Тулин развел руками.
— Расписку?
— То-то. Правда ваша… — Он прищурился. — Честолюбие кое-что весит, но недостаточно. Сколько денег надо и прочего?
Когда они занимались подсчетами, в кабинет вошла молодая женщина. Крепкие, круглые щеки, большие серые глаза. Что-то знакомое почудилось Тулину в ее облике. Почувствовав вопросительный взгляд, она недоуменно посмотрела на него. Ничего не отразилось на ее лице. Она видела его впервые, а между тем он знал ее. Откуда? У него была отличная зрительная память, и то, что он не мог вспомнить, раздражало его.
Богдановский называл ее Наталией Алексеевной. Получив подпись на бумаге, она ушла.
— Вся соль в том, что я не имею права ошибиться, — сказал Богдановский, разглядывая листок с записями. — У вас в науке ошибки плодотворны, во всяком случае, неизбежны… У нас они просто исключаются. Прорубать дорогу в горах? Сотни миллионов. И время. А сколько стоит время? Во сколько вы цените месяц своей жизни?
Тулин улыбнулся.
— Вы правы.
— А два года для государства — это, может быть, тоже бесценно. Тысяча дорожников затратит два года. Две тысячи лет человеческих. Зато надежно. И зато поздно.
— Вспомнил! — вдруг сказал Тулин.
Богдановский запнулся.
— Простите, — сказал Тулин. — Я вас слушаю.

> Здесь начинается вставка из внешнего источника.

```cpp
template <int N>
__device__ __forceinline__ void response_pair(const RespArgs& A, const PulseRec& r0, const PulseRec& r1, char* smem, wh::ckp<double> ring,
                                              RunState& rs, wh::ckp<double> WH_RESTRICT row) {
#pragma clang fp contract(fast)
  const double* __restrict__ spectrogram = A.spectrogram;
  const double2* __restrict__ tw_raw = A.tw_base;
  asm volatile("" : "+s"(tw_raw));
  const wh::ckp<const double2> tw_base = wh::ck_make(tw_raw, WH_TWIDDLE_ENTRIES, wh::WH_CK_TWIDDLE);
  const double* __restrict__ mt_raw = A.math_tab;
  asm volatile("" : "+s"(mt_raw));
  const wh::ckp<const double> mt = wh::ck_make(mt_raw, wh::kMtEntries, wh::WH_CK_TABLE);
  constexpr int FT = ft_syn(N);
  constexpr int K = N / 2 + 1;
  constexpr int NZ = kRespNoise;
  constexpr int R = N / FT;
  constexpr int GT = FT / 2;
  static_assert(GT == 2 * WH_WAVE && R <= 4 && 2 * NZ <= N, "one side wave per chain; the staged noise fits the first chain's buffer");
  using L = RespLds<N>;
  static_assert(NZ == L::kNoiseLen, "the noise block of the layout is the chunk this function stages");
  const wh::ckp<double> lds_all = wh::ck_make(reinterpret_cast<double*>(smem), L::kPulse, wh::WH_CK_LDS_OTHER);
  const wh::ckp<double> zrA = wh::ck_sub(lds_all, L::kChainA, L::kChainLen, wh::WH_CK_LDS_MAIN);
  const wh::ckp<double2> zbA = wh::ck_as<double2>(zrA);
  const wh::ckp<double> zrP = wh::ck_sub(lds_all, L::kChainP, L::kChainLen, wh::WH_CK_LDS_AUX);
  const wh::ckp<double2> zbP = wh::ck_as<double2>(zrP);
  const wh::ckp<double> rap = wh::ck_sub(lds_all, L::kRap, L::kRapLen, wh::WH_CK_LDS_OTHER);
  const wh::ckp<double> nz = wh::ck_sub(lds_all, L::kNoise, L::kNoiseLen, wh::WH_CK_LDS_OTHER);
  const wh::ckp<double> scratch = wh::ck_sub(lds_all, L::kScratch, L::kScratchLen, wh::WH_CK_LDS_SCRATCH);

  RSTAGE_BEGIN
  wh::sync<FT>();
  const int u = r0.u;
  const int64_t ny = A.meta[u].ny;
  RSTAGE_COUNT(kRsNUnvoicedVuv) RSTAGE_COUNT(kRsNUnvoicedVuv) RSTAGE_COUNT(kRsNPairs) RSTAGE_COUNT(kRsNPulses) RSTAGE_COUNT(kRsNPulses)
  {
    const bool same_rows = r0.rows == r1.rows;
    const double* s_lo0 = spectrogram + (r0.rows & 0xffffffffll) * K;
    const double* s_hi0 = spectrogram + (r0.rows >> 32) * K;
    const double* s_lo1 = spectrogram + (r1.rows & 0xffffffffll) * K;
    const double* s_hi1 = spectrogram + (r1.rows >> 32) * K;
    const bool same0 = r0.weight < 0.0, same1 = r1.weight < 0.0;
    const double b0 = same0 ? 0.0 : r0.weight, b1 = same1 ? 0.0 : r1.weight;
    const double a0 = 1 - b0, a1 = 1 - b1;
    constexpr int KQ = (K + FT - 1) / FT;
    double rl0[KQ], rh0[KQ], rl1[KQ], rh1[KQ];
#pragma unroll
    for (int q = 0; q < KQ; ++q) {
      const int k = WH_TID + q * FT;
      const int kc = k < K ? k : K - 1;
      rl0[q] = s_lo0[kc];
      rh0[q] = s_hi0[kc];
    }
    if (same_rows) {
#pragma unroll
      for (int q = 0; q < KQ; ++q) {
        rl1[q] = rl0[q];
        rh1[q] = rh0[q];
      }
    } else {
#pragma unroll
      for (int q = 0; q < KQ; ++q) {
        const int k = WH_TID + q * FT;
        const int kc = k < K ? k : K - 1;
        rl1[q] = s_lo1[kc];
        rh1[q] = s_hi1[kc];
      }
    }
#pragma unroll
    for (int q = 0; q < KQ; ++q) {
      const int k = WH_TID + q * FT;
      if (k >= K) break;
      double w0 = same0 ? rl0[q] : fma(a0, rl0[q], b0 * rh0[q]);
      double w1 = same1 ? rl1[q] : fma(a1, rl1[q], b1 * rh1[q]);
      if (w0 == 0.0) w0 = 2.220446049250313e-16;
      if (w1 == 0.0) w1 = 2.220446049250313e-16;
      const double2 lg = log_pair_call(fabs(w0), fabs(w1));
      const double l0 = lg.x / 2, l1 = lg.y / 2;
      zrA[k] = l0;
      zrP[k] = l1;
      if (k > 0 && k < N / 2) {
        zrA[N - k] = l0;
        zrP[N - k] = l1;
      }
    }
  }
  RSTAGE_MARK(kRsSetup)
  const int nd0 = r0.noise_size > 3 ? r0.noise_size : 3, nd1 = r1.noise_size > 3 ? r1.noise_size : 3;
  const int64_t noff0 = r0.noff, noff1 = r1.noff;
  const uint64_t seed = A.seed;
  auto noise_side = [&](int i, int) {
    const uint64_t key = philox_key(seed, (uint64_t)u);
    const int lane = i & 63;
    const int p = __builtin_amdgcn_readfirstlane(i - lane) >> 6;
    const int64_t noff = p == 0 ? noff0 : noff1;
    const int nd = p == 0 ? nd0 : nd1, at = p == 0 ? 0 : nd0;
    const int64_t blk0 = noff >> 1, b1 = (noff + nd - 1) >> 1;
    for (int c = 0; blk0 + c <= b1; c += 64) {
      const int64_t blk = blk0 + c + lane;
      double part = 0.0;
      if (blk <= b1) {
        const double2 z = normal_pair(key, (uint64_t)blk);
        const int j = (int)(2 * blk - noff);
        if (j >= 0) {
          part += z.x;
          nz[at + j] = z.x;
        }
        if (j + 1 < nd) {
          part += z.y;
          nz[at + j + 1] = z.y;
        }
      }
      part = wh::wave_sum(part);
      if (lane == 0) scratch[4 * p + (c >> 6)] = part;
    }
  };
  wh::sync<FT>();
  RSTAGE_MARK(kRsNoise)
  {
    const int g = WH_TID / GT;
    min_phase_response<N, GT, true, resp_table_cis<N>()>(g == 0 ? zbA : zbP, tw_base, mt, 0.0, SpectrumIdentity(), noise_side);
  }
  RSTAGE_MARK(kRsChainsPair)
  double mean0, mean1;
  {
    const int nb0 = (int)(((noff0 + nd0 - 1) >> 1) - (noff0 >> 1)) + 1, nb1 = (int)(((noff1 + nd1 - 1) >> 1) - (noff1 >> 1)) + 1;
    double t0 = 0.0, t1 = 0.0;
#pragma unroll
    for (int w = 0; w < (NZ / 2 + 1 + 63) / 64; ++w) {
      if (w * 64 < nb0) t0 += scratch[w];
      if (w * 64 < nb1) t1 += scratch[4 + w];
    }
    mean0 = t0 / (double)nd0;
    mean1 = t1 / (double)nd1;
  }
  for (int n = WH_TID; n < N; n += FT) rap[rap_index(n)] = zrA[(n + N / 2) & (N - 1)] / N;
  wh::sync<FT>();
  for (int j = WH_TID; j < NZ; j += FT) {
    zrA[j] = j < nd0 ? nz[j] - mean0 : 0.0;
    zrA[NZ + j] = j < nd1 ? nz[nd0 + j] - mean1 : 0.0;
  }
  wh::sync<FT>();
  const int m0 = WH_TID * R;
  auto excite_and_add = [&](wh::ckp<double> nzb, int nd, int64_t pidx) {
    double acc[R];
#pragma unroll
    for (int q = 0; q < R; ++q) acc[q] = 0.0;
    noise_conv_groups<R>(rap, nzb, nd, m0, 0, acc);
    const int64_t s1 = pidx - N / 2 + 1;
    ring_advance<N>(ring, rs, row, s1, ny);
#pragma unroll
    for (int q = 0; q < R; ++q) {
      const int mm = m0 + q;
      const int64_t tgt = s1 + mm;
      if (tgt < 1) continue;
      if (tgt < ny) ring[(int)(tgt & (N - 1))] += acc[q];
      else if (mm == N - 1) rs.last += acc[q];
    }
  };
  excite_and_add(zrA, nd0, r0.pidx);
  RSTAGE_MARK(kRsConv)
  wh::sync<FT>();
  for (int n = WH_TID; n < N; n += FT) rap[rap_index(n)] = zrP[(n + N / 2) & (N - 1)] / N;
  wh::sync<FT>();
  excite_and_add(zrA + NZ, nd1, r1.pidx);
  RSTAGE_MARK(kRsOverlapAdd)
}

}
```
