# MaartenGr/PolyFuzz

Measured on AMD Instinct MI355X. Metric: string-pairs/sec, TF-IDF cosine top-n 100k x 100k (config.timed_step says what a step is: by default the user-level .match() call of SURVEY section 8d's metric, `device_step` = the list resident in HBM; latency.top1_single_query_ms = top-1 match latency), higher is better.
Workload: dtype f32

## Files before the change

include/polyfuzz_hip.h:

```cpp
#ifndef POLYFUZZ_HIP_H
#define POLYFUZZ_HIP_H

#include <stdint.h>

#ifdef __cplusplus
extern "C" {
#endif

#define PFZ_VERSION 100

typedef enum pfz_status {
    PFZ_OK = 0,
    PFZ_ERR_INVALID = -1,
    PFZ_ERR_NO_DEVICE = -2,
    PFZ_ERR_HIP = -3,
    PFZ_ERR_UNSUPPORTED = -4,
    PFZ_ERR_NOMEM = -5,
    PFZ_ERR_RCCL = -6
} pfz_status;

typedef struct pfz_ctx pfz_ctx;
typedef struct pfz_csr pfz_csr;
typedef struct pfz_index pfz_index;
typedef struct pfz_topn pfz_topn;
// ... 22 lines not shown

int pfz_csr_upload(pfz_ctx *ctx, int64_t n_rows, int64_t n_cols,
                   const int64_t *indptr, const int32_t *indices, const float *data,
                   pfz_csr **out);
int pfz_csr_shape(const pfz_csr *m, int64_t *n_rows, int64_t *n_cols, int64_t *nnz);
int pfz_csr_download(pfz_ctx *ctx, const pfz_csr *m, int64_t *indptr, int32_t *indices, float *data);
void pfz_csr_free(pfz_csr *m);

int pfz_index_build(pfz_ctx *ctx, const pfz_csr *to_matrix, pfz_index **out);
void pfz_index_free(pfz_index *ix);
int pfz_index_info(const pfz_index *ix, int64_t *n_rows, int64_t *n_cols, int64_t *nnz,
                   int64_t *block_cols, int64_t *n_blocks, int64_t *table_bytes);
int pfz_index_pieces(const pfz_index *ix, int64_t *n_pieces, int64_t *piece_postings);
int pfz_index_symmetric_launches(const pfz_index *ix, int64_t *launches, int64_t *rows);
int pfz_index_symmetric_census(const pfz_index *ix, int64_t *magnet_rows, int64_t *recomputed_rows);

int pfz_topn_alloc(pfz_ctx *ctx, int64_t n_rows, int32_t ntop, pfz_topn **out);
void pfz_topn_free(pfz_topn *t);
int pfz_topn_clear(pfz_ctx *ctx, pfz_topn *t);
int pfz_topn_download(pfz_ctx *ctx, const pfz_topn *t, int32_t *out_idx, float *out_val);
int pfz_topn_download_rows_after(pfz_ctx *ctx, const pfz_topn *t, int64_t row_begin, int64_t row_end,
                                 int32_t event_slot, int32_t *out_idx, float *out_val);
int pfz_topn_rows_begin(pfz_ctx *ctx, const pfz_topn *t, int64_t row_begin, int64_t row_end, int32_t event_slot, int32_t half);
int pfz_topn_rows_finish(pfz_ctx *ctx, int32_t half, const int32_t **idx, const float **val);
int pfz_topn_upload(pfz_ctx *ctx, pfz_topn *t, const int32_t *idx, const float *val);
int pfz_topn_device_ptrs(const pfz_topn *t, void **idx_dev, void **val_dev, int64_t *n_rows, int32_t *ntop);

int pfz_cossim_topn(pfz_ctx *ctx, const pfz_index *to_index, const pfz_csr *from_matrix,
                    int32_t ntop, float lower_bound, int32_t exclude_diag, int64_t diag_offset,
                    pfz_topn *out);
// ... 203 lines not shown
```

polyfuzz_amd/_lib.py:

```python
import ctypes
import os
import threading

import numpy as np

from . import _build

c_i32, c_i64, c_f32, c_f64 = ctypes.c_int32, ctypes.c_int64, ctypes.c_float, ctypes.c_double
c_vp = ctypes.c_void_p
P = ctypes.POINTER


class PfzError(RuntimeError):
    def __init__(self, code, msg):
        super().__init__(f"libpolyfuzz_hip error {code}: {msg}")
        self.code = code


class PfzUnsupported(PfzError, NotImplementedError):
    pass


class PfzNoDevice(PfzError):
    pass
# ... 16 lines not shown
    "pfz_event_record": (ctypes.c_int, [c_vp, c_i32]),
    "pfz_event_elapsed_ms": (ctypes.c_int, [c_vp, c_i32, c_i32, P(c_f32)]),
    "pfz_prof_enable": (ctypes.c_int, [c_vp, c_i32]),
    "pfz_prof_reset": (ctypes.c_int, [c_vp]),
    "pfz_prof_get": (ctypes.c_int, [c_vp, ctypes.c_char_p, P(c_f64), P(c_i64)]),
    "pfz_csr_upload": (ctypes.c_int, [c_vp, c_i64, c_i64, c_vp, c_vp, c_vp, P(c_vp)]),
    "pfz_csr_shape": (ctypes.c_int, [c_vp, P(c_i64), P(c_i64), P(c_i64)]),
    "pfz_csr_download": (ctypes.c_int, [c_vp, c_vp, c_vp, c_vp, c_vp]),
    "pfz_csr_free": (None, [c_vp]),
    "pfz_index_build": (ctypes.c_int, [c_vp, c_vp, P(c_vp)]),
    "pfz_index_free": (None, [c_vp]),
    "pfz_index_info": (ctypes.c_int, [c_vp, P(c_i64), P(c_i64), P(c_i64), P(c_i64), P(c_i64), P(c_i64)]),
    "pfz_index_pieces": (ctypes.c_int, [c_vp, P(c_i64), P(c_i64)]),
    "pfz_index_symmetric_launches": (ctypes.c_int, [c_vp, P(c_i64), P(c_i64)]),
    "pfz_index_symmetric_census": (ctypes.c_int, [c_vp, P(c_i64), P(c_i64)]),
    "pfz_index_symmetric_ok": (ctypes.c_int, [c_vp, c_vp, c_i32, c_i32, P(c_i32)]),
    "pfz_comm_cossim_topn_symmetric": (ctypes.c_int, [c_vp, c_vp, c_vp, c_i32, ctypes.c_float, c_vp]),
    "pfz_comm_symmetric_ok": (ctypes.c_int, [c_vp, c_vp, c_vp, c_i32, P(c_i32)]),
    "pfz_rccl_versions": (ctypes.c_int, [P(c_i32), P(c_i32)]),
    "pfz_topn_alloc": (ctypes.c_int, [c_vp, c_i64, c_i32, P(c_vp)]),
    "pfz_topn_free": (None, [c_vp]),
    "pfz_topn_download": (ctypes.c_int, [c_vp, c_vp, c_vp, c_vp]),
    "pfz_topn_clear": (ctypes.c_int, [c_vp, c_vp]),
    "pfz_topn_download_rows_after": (ctypes.c_int, [c_vp, c_vp, c_i64, c_i64, c_i32, c_vp, c_vp]),
    "pfz_topn_rows_begin": (ctypes.c_int, [c_vp, c_vp, c_i64, c_i64, c_i32, c_i32]),
    "pfz_topn_rows_finish": (ctypes.c_int, [c_vp, c_i32, P(c_vp), P(c_vp)]),
    "pfz_cossim_topn_ranges": (ctypes.c_int, [c_vp, c_vp, c_vp, c_i32, ctypes.c_float, c_i32, c_i32, P(c_i64), c_i32, c_vp, P(c_vp), P(c_vp)]),
    "pfz_event_wait": (ctypes.c_int, [c_vp, c_i32]),
    "pfz_stage_reserve": (ctypes.c_int, [c_vp, c_i64, P(c_vp)]),
    "pfz_topn_upload": (ctypes.c_int, [c_vp, c_vp, c_vp, c_vp]),
# ... 281 lines not shown
    def symmetric_launches(self):
        a, b = c_i64(), c_i64()
        check(self.ctx.lib.pfz_index_symmetric_launches(self.h, ctypes.byref(a), ctypes.byref(b)))
        return a.value, b.value

    def symmetric_ok(self, csr, ntop, n_parts=1):
        yes = c_i32()
        check(self.ctx.lib.pfz_index_symmetric_ok(self.h, csr.h, int(ntop), int(n_parts), ctypes.byref(yes)))
        return bool(yes.value)

    def symmetric_census(self):
        a, b = c_i64(), c_i64()
        check(self.ctx.lib.pfz_index_symmetric_census(self.h, ctypes.byref(a), ctypes.byref(b)))
        return a.value, b.value
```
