static int make_plan_core(const slfp_conv2d_desc* d, ConvPlan* plan) {
    if (!d || !plan) return fail(SLFP_ERR_BAD_ARG, "conv2d: null descriptor");
    if (d->n <= 0 || d->c_in <= 0 || d->h <= 0 || d->w <= 0 || d->c_out <= 0 || d->kh <= 0 || d->kw <= 0)
        return fail(SLFP_ERR_SHAPE, "conv2d: non-positive size");
    if (d->stride_h <= 0 || d->stride_w <= 0 || d->dil_h <= 0 || d->dil_w <= 0 || d->pad_h < 0 || d->pad_w < 0)
        return fail(SLFP_ERR_SHAPE, "conv2d: bad stride/dilation/padding");
    if (d->groups <= 0 || d->c_in % d->groups || d->c_out % d->groups)
        return fail(SLFP_ERR_SHAPE, "conv2d: groups=%d does not divide C_in=%lld / C_out=%lld", d->groups,
                    (long long)d->c_in, (long long)d->c_out);
    if (d->qbits != 8 && d->qbits != 7)
        return fail(SLFP_ERR_BAD_ARG, "conv2d: qbits must be 8 (SLFP<3,4>) or 7 (SFP<3,3>), got %d", d->qbits);
    if ((d->x_layout != SLFP_LAYOUT_NCHW && d->x_layout != SLFP_LAYOUT_NHWC) ||
        (d->y_layout != SLFP_LAYOUT_NCHW && d->y_layout != SLFP_LAYOUT_NHWC))
        return fail(SLFP_ERR_BAD_ARG, "conv2d: unknown layout");
    if (!(d->ka > 0.f) || !(d->kw_scale > 0.f)) return fail(SLFP_ERR_BAD_ARG, "conv2d: Ka and Kw must be > 0");
// ... 185 lines not shown
#undef SLFP_PREP
    return check_launch("slfp weight prepare kernel");
}

static const char* family_name(const ConvPlan& p, const slfp_conv2d_desc& d) {
    if (p.family == kDirect && stem_applicable(d)) return "stem_nhwc";
    if (p.repad) {
        if (p.family == kDw3x3) return "repad+dw3x3_nhwc";
        return p.fmt_act == kFmtSfp7 ? "repad+pw_mfma_f16_exact" : (p.passes == 3 ? "repad+pw_mfma_f16x3" : "repad+pw_mfma_f16x1");
    }
    switch (p.family) {
        case kDw3x3: return "dw3x3_nhwc";
        case kPointwise: return p.fmt_act == kFmtSfp7 ? "pw_mfma_f16_exact" : (p.passes == 3 ? "pw_mfma_f16x3" : "pw_mfma_f16x1");
        case kDenseMfma: return p.fmt_act == kFmtSfp7 ? "dense_mfma_f16_exact" : (p.passes == 3 ? "dense_mfma_f16x3" : "dense_mfma_f16x1");
        case kStemMfma: return p.fmt_act == kFmtSfp7 ? "stem_mfma_f16_exact" : "stem_mfma_f16x1";
        case kStemSmall: return p.fmt_act == kFmtSfp7 ? "stem_small_mfma_f16_exact" : "stem_small_mfma_f16x1";
        default: return "direct_nhwc";
    }
}

}

using namespace slfp;

static const char* pw_variant(const slfp_conv2d_desc* d, const slfp_conv2d_io* io, bool has_res, bool has_res_codes, int64_t y_ld);
static const char* dw3x3_instance(const slfp_conv2d_desc* d, const slfp_conv2d_io* io, bool has_bias, int post_flags, bool has_post);

extern "C" {

int slfp_conv2d_out_shape(const slfp_conv2d_desc* d, int64_t* h_out, int64_t* w_out) {
    ConvPlan p;
    const int rc = make_plan(d, &p);
    if (rc != SLFP_OK) return rc;
    if (h_out) *h_out = p.h_out;
    if (w_out) *w_out = p.w_out;
    return SLFP_OK;
}

const char* slfp_conv2d_kernel_name(const slfp_conv2d_desc* d) {
    ConvPlan p;
    if (make_plan(d, &p) != SLFP_OK) return "invalid";
    return family_name(p, *d);
}

const char* slfp_debug_dw3x3_variant(const slfp_conv2d_desc* d, int has_post) {
    ConvPlan p;
    if (make_plan(d, &p) != SLFP_OK || p.family != kDw3x3) return "none";
    static const float one = 1.f;
    const PostOp post = {has_post ? &one : nullptr, has_post ? &one : nullptr, 0, 0};
    if (dw3x3_rows_applicable(*d, p, nullptr, post)) return "rows";
    return dw3x3_tile_applicable(*d, p, nullptr, post) ? "tile" : "general";
}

Риск был слишком велик, чтобы Богдановский мог сразу принять решение. Предстояло взвесить множество «за» и «против», и одним из важнейших среди всех обстоятельств был человек, сидящий перед ним. Как ни крутись, но в конечном счете многое сводится к таланту одного человека, способного или не способного быстро разрешить проблему. Если бы можно было посадить на это дело сто ученых! Но в том-то и дело, что в науке количеством не всегда возьмешь, тут часто решает чья-то догадка, чье-то озарение. В тщетной надежде он вглядывался в Тулина, пробуя представить, что творится в этой голове. К сожалению, всегда в конце цепи оказывается один человек. На одном конце один, на другом конце другой. Другим был он, сам Богдановский. Между ними расположились месторождения руды, будущие рудники, экспедиция, заводы, для которых предназначена эта руда, самолеты, исследовательские группы, дорожники, судьбы тысяч людей. Так или иначе все, что должно быть сделано, будет сделано, оно не зависит ни от Тулина, ни от Богдановского, но так или иначе — вот в чем суть. Можно сделать так, можно иначе. Всегда все сводится к «да» и «нет». Много лет ему приходится выбирать между этими двумя ответами. В сущности, то же самое делает кибернетическая машина. Он старался быть точным, быстрым, как машина. Кое-кто упрекал его за это, называл бездушным. В их устах «машина» звучало осуждающе. Почему? Ведь машина — дитя человеческой мысли. В нее вложено лучшее из того, до чего дошло познание. Почему можно учиться у книг и стыдно учиться у машины?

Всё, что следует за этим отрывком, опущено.